Pawar Priti, Kanyal Deepika, Kadam Abhinav, Khare Shweta
Department of Hospital Administration, Datta Meghe Institute of Higher Education and Research, Wardha, IND.
Department of Medicine, Jawaharlal Nehru Medical College, Datta Meghe Institute of Higher Education and Research, Wardha, IND.
Cureus. 2024 Jul 31;16(7):e65905. doi: 10.7759/cureus.65905. eCollection 2024 Jul.

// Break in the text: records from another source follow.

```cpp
int vec_dot(wai_ctx* c, const double* a, const double* b, int n, int slot) {
  const int g = vgrid(n);
  c->ks.n_launch++;
  hipLaunchKernelGGL(k_dot, g, TPB, 0, c->stream, a, b, n, c->ks.partials, c->ks.nb_max, slot);
  return vec_finalize(c, g, slot, 1, -1);
}
int vec_dots(wai_ctx* c, const double* a1, const double* b1, int slot1, const double* a2, const double* b2,
             int slot2, int n) {
  const int g = vgrid(n);
  c->ks.n_launch++;
  hipLaunchKernelGGL(k_dots, g, TPB, 0, c->stream, a1, b1, slot1, a2, b2, slot2, n, c->ks.partials, c->ks.nb_max);
  c->ks.nb_pc = g;
  return 0;
}
int partials_clear(wai_ctx* c, int slot0, int nslots) {
  const size_t tot = (size_t)nslots * std::max(c->ks.nb_max, (int)FIN_MAXF);
  c->ks.n_launch++;
  hipLaunchKernelGGL(k_partials_clear, (int)((tot + TPB - 1) / TPB), TPB, 0, c->stream, c->ks.partials, c->ks.partials2, c->ks.nb_max, slot0, nslots);
  return 0;
}
int vec_copy(wai_ctx* c, double* dst, const double* src, size_t n) {
  c->ks.n_copy++;
  return hipMemcpyAsync(dst, src, n * sizeof(double), hipMemcpyDeviceToDevice, c->stream) == hipSuccess ? 0 : -1;
}
int vec_zero(wai_ctx* c, double* dst, size_t n) {
  return hipMemsetAsync(dst, 0, n * sizeof(double), c->stream) == hipSuccess ? 0 : -1;
}
int vec_waxpy(wai_ctx* c, double* w, double alpha, const double* x, const double* y, int n) {
  c->ks.n_launch++;
  hipLaunchKernelGGL(k_waxpy, vgrid(n), TPB, 0, c->stream, w, alpha, x, y, n);
  return 0;
}
int bcgs_scalars(wai_ctx* c, int phase, bool post) {
  c->ks.n_launch++;
  hipLaunchKernelGGL(k_bcgs_scalars, 1, 64, 0, c->stream, c->ks.scal, phase, c->ks.d_post, post ? ++c->ks.seq : 0);
  return 0;
}
int test_drop_partials(wai_ctx* c, int n) {
  return hipMemcpyToSymbolAsync(HIP_SYMBOL(g_drop_partials), &n, sizeof(int), 0, hipMemcpyHostToDevice, c->stream) == hipSuccess &&
         hipStreamSynchronize(c->stream) == hipSuccess ? 0 : -1;
}
int bcgs_post(wai_ctx* c, int seq) {
  c->ks.n_launch++;
  hipLaunchKernelGGL(k_bcgs_scalars, 1, 64, 0, c->stream, c->ks.scal, -1, c->ks.d_post, seq);
  return 0;
}

int bcgs_update_p(wai_ctx* c, const KrylovVecs& k, int n) {
  c->ks.n_launch++;
  hipLaunchKernelGGL(k_bcgs_p, vgrid(n), TPB, 0, c->stream, k.P, k.R, k.V, n, c->ks.scal);
  return 0;
}
int bcgs_update_s(wai_ctx* c, const KrylovVecs& k, int n) {
  c->ks.n_launch++;
  hipLaunchKernelGGL(k_bcgs_s, vgrid(n), TPB, 0, c->stream, k.S, k.R, k.V, n, c->ks.scal);
  return 0;
}
int bcgs_update_xr(wai_ctx* c, const KrylovVecs& k, int n, bool dots, int fin_phase, bool post) {
  const int g = vgrid(n);
  Fin fin;
  if (dots && fin_phase >= -1) { fin = make_fin(c, S_DP2, 2, fin_phase, post); fin.count = g; fin.nb = g; fin.nf = fin_slices(g); }
  c->ks.n_launch++;
  if (dots && fin.count > 0 && c->env.fin_separate) {
    Fin none;
    hipLaunchKernelGGL(k_bcgs_xr<true>, g, TPB, 0, c->stream, k.X, k.R, k.P, k.S, k.T,
                       k.RP, n, c->ks.scal, c->ks.partials, c->ks.nb_max, none);
    c->ks.nblocks = g;
    vec_finalize(c, g, S_DP2, 2, fin_phase);
    if (fin.seq > 0) bcgs_post(c, fin.seq);
    return 0;
  }
  if (dots)
    hipLaunchKernelGGL(k_bcgs_xr<true>, g + (fin.count > 0 ? fin.nf : 0), TPB, 0, c->stream, k.X, k.R, k.P, k.S, k.T,
                       k.RP, n, c->ks.scal, c->ks.partials, c->ks.nb_max, fin);
  else
    hipLaunchKernelGGL(k_bcgs_xr<false>, g, TPB, 0, c->stream, k.X, k.R, k.P, k.S, k.T,
                       k.RP, n, c->ks.scal, c->ks.partials, c->ks.nb_max, fin);
  c->ks.nblocks = g;
  return 0;
}
int bcgs_update_xrp(wai_ctx* c, const KrylovVecs& k, int n) {
  c->ks.n_launch++;
  hipLaunchKernelGGL(k_bcgs_xrp<false>, vgrid(n), TPB, 0, c->stream, k.X, k.R, k.P, k.V, k.T, n,
                     c->ks.scal, nullptr, nullptr, 0);
  return 0;
// ... 65 lines not shown
```

waiwera_amd/csrc/kernels_jacobian.hip:

```cpp
#include "assembly_device.hip.h"

namespace wai {

template <int KIND>
__global__ __launch_bounds__(TPB) void k_jacobian(MeshView m, const double* __restrict__ flu,
                                                  size_t stride, const double* __restrict__ flu_pert,
                                                  const double* __restrict__ hstep, int n_prim,
                                                  ResForm rf, double* __restrict__ val) {
  using E = EosT<KIND>;
  constexpr int np = E::np, bb = E::np * E::np;
  const int c = xcd_cell(m.n_owned);
  if (c < 0) return;
  CellState<KIND> own0;
  RockState rown;
  load_state<KIND>(flu, stride, c, own0);
  load_rock(m.rock, m.n_local, c, rown);
  const double vol = m.vol[c];
  double lold[np], lold2[np];
#pragma unroll
  for (int k = 0; k < np; k++) {
    lold[k] = rf.method == WAI_METHOD_DIRECTSS ? 0.0 : rf.last[(size_t)c * np + k];
    lold2[k] = rf.method == WAI_METHOD_BDF2 ? rf.last2[(size_t)c * np + k] : 0.0;
  }

// ... 206 lines not shown
  constexpr bool SHARE = np <= 2;
  const int c0 = c - (int)threadIdx.x, c1 = min(c0 + st, m.n_owned);
  if constexpr (SHARE) __syncthreads();
#pragma unroll 1
  for (int s = 0; s < m.max_deg; s++) {
    if (!((valid >> s) & 1u)) continue;
    const int blk = m.adj_blk[(size_t)s * m.n_owned + c];
    if (blk < 0) continue;
    const int fs = m.adj_face[(size_t)s * m.n_owned + c];
    const int o = m.adj_other[(size_t)s * m.n_owned + c];
    FaceGeom g;
    load_face(m, fs >> 1, g);
    RockState roth;
    load_rock(m.rock, m.n_local, o, roth);
#pragma unroll
    for (int k = 0; k < np; k++) {
      CellState<KIND> othk;
      if (SHARE && o >= c0 && o < c1) unpark_state<KIND>(park + (size_t)k * nld * st + (o - c0), st, othk);
      else load_state<KIND>(flu_pert + (size_t)k * E::df * n_prim, (size_t)n_prim, o, othk);
      double term[np], R[np];
      slot_term<KIND>(g, fs & 1, own0, rown, othk, roth, vol, term);
#pragma unroll
      for (int q = 0; q < np; q++) R[q] = 0.0;
#pragma unroll 1
      for (int s2 = 0; s2 < m.max_deg; s2++) {
        if ((valid >> s2) & 1u) {
#pragma unroll
          for (int q = 0; q < np; q++) R[q] += (s2 == s) ? term[q] : terms0[(size_t)(s2 * np + q) * st];
        }
      }
      const double h = hstep[(size_t)o * np + k];
#pragma unroll
      for (int r = 0; r < np; r++) {
        const double f1 = res_form(rf, L0[r], R[r] + src0[r], lold[r], lold2[r]);
        __builtin_nontemporal_store((f1 - f0[r]) / h, val + ell_ix(np, nrow, blk, r, k, (size_t)c));
      }
    }
  }
}

template <int KIND>
__device__ __forceinline__ void slot_flux(const FaceGeom& g, int side, const CellState<KIND>& own,
                                          const RockState& rown, const CellState<KIND>& oth,
                                          const RockState& roth, double* flux) {
  if (side == 0) face_flux<KIND>(g, own, rown, oth, roth, flux);
  else face_flux<KIND>(g, oth, roth, own, rown, flux);
}
__device__ __forceinline__ double res_dR(const ResForm& rf) {
  if (rf.method == WAI_METHOD_BDF2) return -rf.dt * (rf.ratio + 1.0);
  if (rf.method == WAI_METHOD_DIRECTSS) return 1.0;
  return -rf.dt;
}
constexpr int JSYM_WAVES = 2;
template <int KIND>
__global__ __launch_bounds__(ParkT<KIND>::threads, (EosT<KIND>::np <= 2 ? JSYM_WAVES : 1)) void k_jacobian_sym(MeshView m, const double* __restrict__ flu,
                                                  size_t stride, const double* __restrict__ flu_pert,
                                                  const double* __restrict__ hstep, int n_prim,
                                                  ResForm rf, double* __restrict__ val) {
  using E = EosT<KIND>;
  constexpr int np = E::np;
  const int c = xcd_cell(m.n_owned);
  if (c < 0) return;
  CellState<KIND> own0;
  RockState rown;
  load_state<KIND>(flu, stride, c, own0);
  load_rock(m.rock, m.n_local, c, rown);
  const double vol = m.vol[c];
  double hk[np];
#pragma unroll
  for (int k = 0; k < np; k++) hk[k] = hstep[(size_t)c * np + k];
  extern __shared__ double park[];
  constexpr int nld = ParkT<KIND>::npark;
  const int st = (int)blockDim.x;
  double Rk[np][np];
  double* lpark = park + (size_t)np * nld * st + threadIdx.x;
#pragma unroll
  for (int k = 0; k < np; k++) {
    CellState<KIND> ownk;
    double Lk[np];
    load_state<KIND>(flu_pert + (size_t)k * E::df * n_prim, (size_t)n_prim, c, ownk);
    cell_balance<KIND>(ownk, rown, Lk);
    park_state<KIND>(ownk, park + (size_t)k * nld * st + threadIdx.x, st);
#pragma unroll
    for (int q = 0; q < np; q++) { lpark[(size_t)(k * np + q) * st] = Lk[q]; Rk[k][q] = 0.0; }
  }
  const size_t nrow = m.n_owned;
  const double dR = res_dR(rf);
  double L0[np], R0[np], f0[np];
  cell_balance<KIND>(own0, rown, L0);
  bool ghost_cols = false;
#pragma unroll
  for (int k = 0; k < np; k++) R0[k] = 0.0;
#pragma unroll 1
  for (int s = 0; s < m.max_deg; s++) {
    const int fs = m.adj_face[(size_t)s * m.n_owned + c];
    if (fs < 0) continue;
    const int o = m.adj_other[(size_t)s * m.n_owned + c];
    const int tb = m.adj_tblk[(size_t)s * m.n_owned + c];
    FaceGeom g;
    load_face(m, fs >> 1, g);
    CellState<KIND> oth;
    RockState roth;
    load_state<KIND>(flu, stride, o, oth);
    load_rock_face(m.rock, m.n_local, o, g.dir, roth);
    const int side = fs & 1;
    const double sign = side ? 1.0 : -1.0;
    const double volo = tb >= 0 ? m.vol[o] : 1.0;
    double fl0[np], to0[np];
    slot_flux<KIND>(g, side, own0, rown, oth, roth, fl0);
#pragma unroll
    for (int q = 0; q < np; q++) {
      R0[q] += sign * (fl0[q] * g.area) / vol;
      to0[q] = -sign * (fl0[q] * g.area) / volo;
    }
#pragma unroll
    for (int k = 0; k < np; k++) {
      CellState<KIND> ownk;
      unpark_state<KIND>(park + (size_t)k * nld * st + threadIdx.x, st, ownk);
      double fl[np];
      slot_flux<KIND>(g, side, ownk, rown, oth, roth, fl);
#pragma unroll
      for (int q = 0; q < np; q++) Rk[k][q] += sign * (fl[q] * g.area) / vol;
      if (tb >= 0) {
#pragma unroll
        for (int r = 0; r < np; r++) {
          const double tok = -sign * (fl[r] * g.area) / volo;
          val[ell_ix(np, nrow, tb, r, k, (size_t)o)] = dR * (tok - to0[r]) / hk[k];
        }
      }
    }
    ghost_cols |= (m.adj_blk[(size_t)s * m.n_owned + c] >= 0 && o >= m.n_owned);
  }
  if (ghost_cols) {
#pragma unroll 1
    for (int s = 0; s < m.max_deg; s++) {
      const int fs = m.adj_face[(size_t)s * m.n_owned + c];
      if (fs < 0) continue;
      const int o = m.adj_other[(size_t)s * m.n_owned + c];
      const int blk = m.adj_blk[(size_t)s * m.n_owned + c];
      if (blk < 0 || o < m.n_owned) continue;
      FaceGeom g;
      load_face(m, fs >> 1, g);
      CellState<KIND> oth;
      RockState roth;
      load_state<KIND>(flu, stride, o, oth);
      load_rock_face(m.rock, m.n_local, o, g.dir, roth);
      const int side = fs & 1;
      const double sign = side ? 1.0 : -1.0;
      double fl0[np];
      slot_flux<KIND>(g, side, own0, rown, oth, roth, fl0);
#pragma unroll 1
      for (int k = 0; k < np; k++) {
        load_state<KIND>(flu_pert + (size_t)k * E::df * n_prim, (size_t)n_prim, o, oth);
        double fl[np];
        slot_flux<KIND>(g, side, own0, rown, oth, roth, fl);
        const double h = hstep[(size_t)o * np + k];
#pragma unroll
        for (int r = 0; r < np; r++) {
          const double t1 = sign * (fl[r] * g.area) / vol, t0 = sign * (fl0[r] * g.area) / vol;
          __builtin_nontemporal_store(dR * (t1 - t0) / h, val + ell_ix(np, nrow, blk, r, k, (size_t)c));
        }
      }
    }
  }
  double src0[np];
#pragma unroll
  for (int k = 0; k < np; k++) src0[k] = 0.0;
  source_terms<KIND>(m, c, own0, vol, src0);
  double lold[np], lold2[np];
#pragma unroll
  for (int k = 0; k < np; k++) {
    lold[k] = rf.method == WAI_METHOD_DIRECTSS ? 0.0 : rf.last[(size_t)c * np + k];
    lold2[k] = rf.method == WAI_METHOD_BDF2 ? rf.last2[(size_t)c * np + k] : 0.0;
  }
#pragma unroll
  for (int k = 0; k < np; k++) { R0[k] += src0[k]; f0[k] = res_form(rf, L0[k], R0[k], lold[k], lold2[k]); }
  const int dq = m.diag_blk[c];
#pragma unroll
  for (int k = 0; k < np; k++) {
    CellState<KIND> ownk;
    unpark_state<KIND>(park + (size_t)k * nld * st + threadIdx.x, st, ownk);
    source_terms<KIND>(m, c, ownk, vol, Rk[k]);
#pragma unroll
    for (int r = 0; r < np; r++) {
      const double f1 = res_form(rf, lpark[(size_t)(k * np + r) * st], Rk[k][r], lold[r], lold2[r]);
      __builtin_nontemporal_store((f1 - f0[r]) / hk[k], val + ell_ix(np, nrow, dq, r, k, (size_t)c));
    }
  }
}
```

Neurological complications are observed less frequently with primary Sjögren syndrome (SS). The central nervous system (CNS) has seldom been shown to exhibit symptoms of SS, making the diagnosis of SS with neurological involvement difficult. We present a rare case scenario in which a young 23-year-old male presenting with an acute history of fever, headache, vomiting, altered sensorium, and seizures was admitted and diagnosed as a sub-acute infarct in the right frontal-parietal-temporal lobes on a computed tomography (CT) scan. Upon further examination, laboratory investigations were suggestive of viral encephalitis. The patient was treated accordingly with antiviral drugs, and the patient improved. The patient took "discharge against medical advice" after 12 days, only to return to the hospital with similar complaints within 15 days. Magnetic resonance imaging (MRI) was done, which suggested an acute evolving infarct in the right frontal and parietal lobe, and further evaluation yielded a diagnosis of SS. The patient was treated with high-dose steroids for seven days. A repeat MRI showed new acute infarcts with dilatation of the ventricular system with periventricular ooze. The patient could not be revived and succumbed after one week of steroid therapy.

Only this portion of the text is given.